■ Exercise
Gather all lines in the records below that include the word "conditional".

■ Records provided
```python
ZK_OK, ZK_EINVAL, ZK_ENOMEM, ZK_EHIP, ZK_ENOSPC, ZK_EOVERFLOW, ZK_EINTERNAL, ZK_ERANGE = 0, -1, -2, -3, -4, -5, -6, -7
KMERIZE_CANONICAL, KMERIZE_BOTH, KMERIZE_SUBSAMPLE, KMERIZE_CANONICAL_ONLY = 0, 1, 2, 4
STRAND_ORPHANS = 1
PROBE_TILE, PROBE_MAX_WINDOWS = 4096, 1024
TALLY_TILE = 2048
CONTIG_TILE = 4096
VARS_TILE = 4096
LINKS_TILE = 1024
NO_LINK = 0xFFFFFFFF
PILEUP_DIAGS, PILEUP_TILE = 256, 4096
PATH_TILE, PATH_CHUNK = 4096, 256
LCP_TILE = 256
SEQTALLY_TILE = 4096
KSNP_HAMMING, KSNP_LEVENSHTEIN = 0, 1
KSNP_WAVE_GROUP, KSNP_LDS_GROUP, KSNP_PAIR_TILE = 64, 1024, 256
DEFAULT_TAG_WORDS = 2

# ... 352 lines not shown
        class _Pinned:
            def __init__(s):
                s.ptr, s.n = p.value, int(nbytes)
                s.array = np.ctypeslib.as_array((C.c_uint8 * max(s.n, 1)).from_address(s.ptr))[:s.n]

            def free(s):
                if s.ptr and ctx.h:
                    s.array = None
                    ctx.lib.zk_host_free(ctx.h, s.ptr)
                s.ptr = None

            def __del__(s):
                try:
                    s.free()
                except Exception:
                    pass
        return _Pinned()

    def upload_async(self, dst, src_ptr, nbytes):
        self._check(self.lib.zk_upload_async(self.h, dst.ptr, src_ptr, int(nbytes)))

    IO_THREADS = int(os.environ.get("ZOT_IO_THREADS", 0)) or max(1, min(8, (os.cpu_count() or 2) - 1))

    def source_open(self, path, threads=None):
        return Source(self, path, threads or self.IO_THREADS)

    def last_newline(self, text, n):
        cut = C.c_uint64(0)
        self._check(self.lib.zk_last_newline(self.h, text.ptr, int(n), C.byref(cut)))
        return cut.value

    def device_to_file(self, arr, fileno, offset, threads=None):
        self._check(self.lib.zk_device_to_file(self.h, arr.ptr, arr.nbytes, int(fileno), int(offset), threads or self.IO_THREADS))

    def file_to_device(self, fileno, offset, nbytes, dtype=np.uint8, threads=None):
        dt = np.dtype(dtype)
        out = self.empty(nbytes // dt.itemsize, dt)
        self._check(self.lib.zk_file_to_device(self.h, int(fileno), int(offset), int(nbytes), out.ptr, threads or self.IO_THREADS))
        return out

    def upload_stream(self, data):
        a = np.frombuffer(data, dtype=np.uint8) if isinstance(data, (bytes, bytearray, memoryview)) else np.asarray(data, np.uint8)
        return self.upload(a)

    PROF_TAGS = {"hist_stream": 1, "hist_array": 2, "pass_stream": 3, "pass_keys": 4, "pass_pairs": 5, "rle": 6,
                 "union_sum": 7, "select": 8, "mirror": 9, "intersect": 10, "count_hist": 11, "pass_packed": 12, "sample": 13, "tile_sort": 14,
                 "capture_hits": 15, "project_sum": 16, "spectrum": 17, "strand_keys": 18, "strand_pairs": 19, "format_pairs": 20,
                 "probe_scan": 21, "bait_tally": 22, "vars_scan": 23, "links": 24, "links_rc": 25, "contig_render": 26,
                 "pileup": 27, "pileup_cut": 28, "pulldown_tally": 29, "capture_kmers": 30, "path_scan": 31, "lcp_resolve": 32, "scan_place": 33,
                 "seq_tally": 34, "spike_pairs": 35, "spike_size": 36, "ksnp_flank": 37, "ksnp_pairs": 38}

    TUNE_IDS = dict(sort_variant=1, pairs_variant=2, short_sort=3, side_div=4, xcd_group=5, comm_chunk=6, early_collapse=7,
                    packed_pairs=8, wide_tiles=9, stream_pass=10, stream_ranges=11, tag_words=12, dedupe_variant=13, dedupe_limit=14,
                    dedupe_bits=15, comm_self_loop=16, tag_pass=17, kway=18, tile_sort=19, strand_blocks=20)

    def tune(self, **knobs):
        for name in knobs:
            if name not in self.TUNE_IDS:
                raise TypeError("tune() got an unexpected keyword argument %r" % name)
        for name, value in knobs.items():
            if value is not None:
                self._check(self.lib.zk_tune(self.h, self.TUNE_IDS[name], int(value)))

    def profile(self, enable=True):
        self._check(self.lib.zk_profile(self.h, int(enable)))

    def profile_read(self):
        out = {}
        for name, tag in self.PROF_TAGS.items():
            n, b, ms = C.c_uint64(0), C.c_uint64(0), C.c_double(0)
            self._check(self.lib.zk_profile_read(self.h, tag, C.byref(n), C.byref(ms), C.byref(b)))
            if n.value:
                out[name] = dict(launches=n.value, ms=ms.value, bytes=b.value)
        return out

    def pack_reads(self, bases, offs):
        n_reads = offs.n - 1
        total = int(offs.to_host()[-1]) if offs.n else 0
        out = self.empty(total + n_reads, np.uint8)
        self._check(self.lib.zk_pack_reads(self.h, bases.ptr, offs.ptr, n_reads, out.ptr))
        return out

    def encode(self, stream, K, both=True):
        cap = stream.n * (2 if both else 1)
        out = self.empty(cap, np.uint64)
        n = C.c_uint64(0)
        acgt = (C.c_uint64 * 4)()
        self._check(self.lib.zk_encode(self.h, stream.ptr, stream.n, K, int(both), out.ptr, cap, C.byref(n), acgt))
        return out.view(n.value), [int(v) for v in acgt]

    def subsample(self, kmers, seed, p):
        out = self.empty(kmers.n, np.uint64)
        n = C.c_uint64(0)
        self._check(self.lib.zk_subsample(self.h, kmers.ptr, kmers.n, int(seed), float(p), out.ptr, kmers.n, C.byref(n)))
        return out.view(n.value)

    def can(self, K, kmers):
        out = self.empty(kmers.n, np.uint64)
        self._check(self.lib.zk_can(self.h, int(K), kmers.ptr, kmers.n, out.ptr))
        self.sync()
        return out

    def sort_keys(self, keys, key_bits):
        self._check(self.lib.zk_sort_keys(self.h, keys.ptr, keys.n, key_bits))
        return keys

    def sort_pairs(self, keys, vals, key_bits):
# ... 612 lines not shown
```

Before: 166.5.

## Key odd-K k-mers by middle-base strand rule and shrink dedupe table for occupancy

For odd K, adds a key mode that picks the strand by the middle base instead of comparing the forward and reverse-complement words, so the min-compare is replaced by a bit-select in the histogram and scatter passes. The mode is wired through the stream histogram, pass0 kernels and sampling, and is enabled in the plan when mirror strand blocks are in use. It also adds a smaller LDS table variant of the mirror dedupe kernel that fits three workgroups per CU, chosen when the estimated distinct keys per block fit. This raises occupancy, but the table can overflow on skewed blocks, and the per-block estimate depends on sampling.

```diff
diff --git a/include/zotk.h b/include/zotk.h
--- a/include/zotk.h
+++ b/include/zotk.h
@@ -55,6 +55,7 @@
 #define ZK_TUNE_KWAY 18
 #define ZK_TUNE_TILE_SORT 19
 #define ZK_TUNE_STRAND_BLOCKS 20
+#define ZK_TUNE_DEDUPE_TABLE 21
 #define ZK_TUNE_COMM_SELF_LOOP 16
 int zk_tune(zk_ctx* ctx, int what, int value);
 
@@ -364,6 +365,7 @@
 #define ZK_KEYS_FORWARD 0
 #define ZK_KEYS_BOTH 1
 #define ZK_KEYS_CANONICAL 2
+#define ZK_KEYS_MIDDLE 3
 
 #ifdef __cplusplus
 }
diff --git a/zotmer_amd/csrc/context.hip b/zotmer_amd/csrc/context.hip
--- a/zotmer_amd/csrc/context.hip
+++ b/zotmer_amd/csrc/context.hip
@@ -326,6 +326,7 @@
     }
     if (what == ZK_TUNE_TAG_WORDS) { c->tag_words = value < 0 ? 0 : (value > 2 ? 2 : value); return ZK_OK; }
     if (what == ZK_TUNE_DEDUPE_VARIANT) { c->dedupe_variant = value < 0 ? -1 : (value & 3); return ZK_OK; }
+    if (what == ZK_TUNE_DEDUPE_TABLE) { c->dedupe_table = value < 0 ? 0 : (value > 2 ? 0 : value); return ZK_OK; }
     if (what == ZK_TUNE_KWAY) { c->kway = value < 0 ? 0 : (value > 2 ? 2 : value); return ZK_OK; }
     if (what == ZK_TUNE_TILE_SORT) { c->tile_sort = value ? 1 : 0; return ZK_OK; }
     if (what == ZK_TUNE_TAG_PASS) { c->tag_pass = value ? 1 : 0; return ZK_OK; }
diff --git a/zotmer_amd/csrc/dedupe.hpp b/zotmer_amd/csrc/dedupe.hpp
--- a/zotmer_amd/csrc/dedupe.hpp
+++ b/zotmer_amd/csrc/dedupe.hpp
@@ -40,6 +40,6 @@
 #define DD_PHASE(k) do { } while (0)
 #endif
 
-int launch_dedupe2(zk_ctx* c, const DedupeArgs& a, bool tagin, int variant, bool unsorted);
+int launch_dedupe2(zk_ctx* c, const DedupeArgs& a, bool tagin, int variant, bool unsorted, bool small_table = false);
 
 }
diff --git a/zotmer_amd/csrc/dedupe2.hip b/zotmer_amd/csrc/dedupe2.hip
--- a/zotmer_amd/csrc/dedupe2.hip
+++ b/zotmer_amd/csrc/dedupe2.hip
@@ -3,9 +3,10 @@
 
 namespace zk {
 
-template <int BLOCK_, int BATCH_, int ITEMS_>
+constexpr int D2_ALL = 11264, D2_ALL_SMALL = 6656;
+template <int BLOCK_, int BATCH_, int ITEMS_, int ALL_ = D2_ALL>
 struct Dedupe2Smem {
-    static constexpr int BLOCK = BLOCK_, BATCH = BATCH_, ITEMS = ITEMS_, TILE = BLOCK * ITEMS, NW = BLOCK / 64, ALL = 11264, SPT = ALL / BLOCK,
+    static constexpr int BLOCK = BLOCK_, BATCH = BATCH_, ITEMS = ITEMS_, TILE = BLOCK * ITEMS, NW = BLOCK / 64, ALL = ALL_, SPT = ALL / BLOCK,
                          NB = 1024, SIDE = 64 + 64 * BATCH;
     static_assert(ALL % BLOCK == 0 && ALL % 8 == 0 && ITEMS % BATCH == 0 && ITEMS % 4 == 0, "whole rounds, whole quads, whole batches");
     alignas(16) u32 keys[ALL];
@@ -17,8 +18,8 @@
     u32 ticket;
     u32 nout;
 };
-template <int BLOCK_, int BATCH_, int ITEMS_>
-struct Dedupe2MirrorSmem : Dedupe2Smem<BLOCK_, BATCH_, ITEMS_> {
+template <int BLOCK_, int BATCH_, int ITEMS_, int ALL_ = D2_ALL>
+struct Dedupe2MirrorSmem : Dedupe2Smem<BLOCK_, BATCH_, ITEMS_, ALL_> {
     u32 bins[2][MIRROR_RADIX];
     u64 mbase;
 };
@@ -326,11 +327,11 @@
     DD_PHASE(5);
 }
 
-template <int BLOCK, int BATCH, int ITEMS, bool TAGIN, bool UNSORTED, bool MIRROR = false>
-__global__ __launch_bounds__(BLOCK, 2 * BLOCK / 256) void dedupe2_kernel(DedupeArgs a) {
-    using S = typename std::conditional<MIRROR, Dedupe2MirrorSmem<BLOCK, BATCH, ITEMS>, Dedupe2Smem<BLOCK, BATCH, ITEMS>>::type;
+template <int BLOCK, int BATCH, int ITEMS, bool TAGIN, bool UNSORTED, bool MIRROR = false, int ALL = D2_ALL, int WGS = 2>
+__global__ __launch_bounds__(BLOCK, WGS * BLOCK / 256) void dedupe2_kernel(DedupeArgs a) {
+    using S = typename std::conditional<MIRROR, Dedupe2MirrorSmem<BLOCK, BATCH, ITEMS, ALL>, Dedupe2Smem<BLOCK, BATCH, ITEMS, ALL>>::type;
     __shared__ S sm;
-    static_assert(sizeof(S) <= 80 * 1024, "two workgroups per CU");
+    static_assert((sizeof(S) + 1279) / 1280 * 1280 * WGS <= 160 * 1024, "WGS workgroups per CU");
     Dedupe2Next<ITEMS> st;
     if constexpr (MIRROR)
         for (int q = threadIdx.x; q < 2 * MIRROR_RADIX; q += BLOCK) (&sm.bins[0][0])[q] = 0;
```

■ Your response
-    using S = typename std::conditional<MIRROR, Dedupe2MirrorSmem<BLOCK, BATCH, ITEMS>, Dedupe2Smem<BLOCK, BATCH, ITEMS>>::type;
+    using S = typename std::conditional<MIRROR, Dedupe2MirrorSmem<BLOCK, BATCH, ITEMS, ALL>, Dedupe2Smem<BLOCK, BATCH, ITEMS, ALL>>::type;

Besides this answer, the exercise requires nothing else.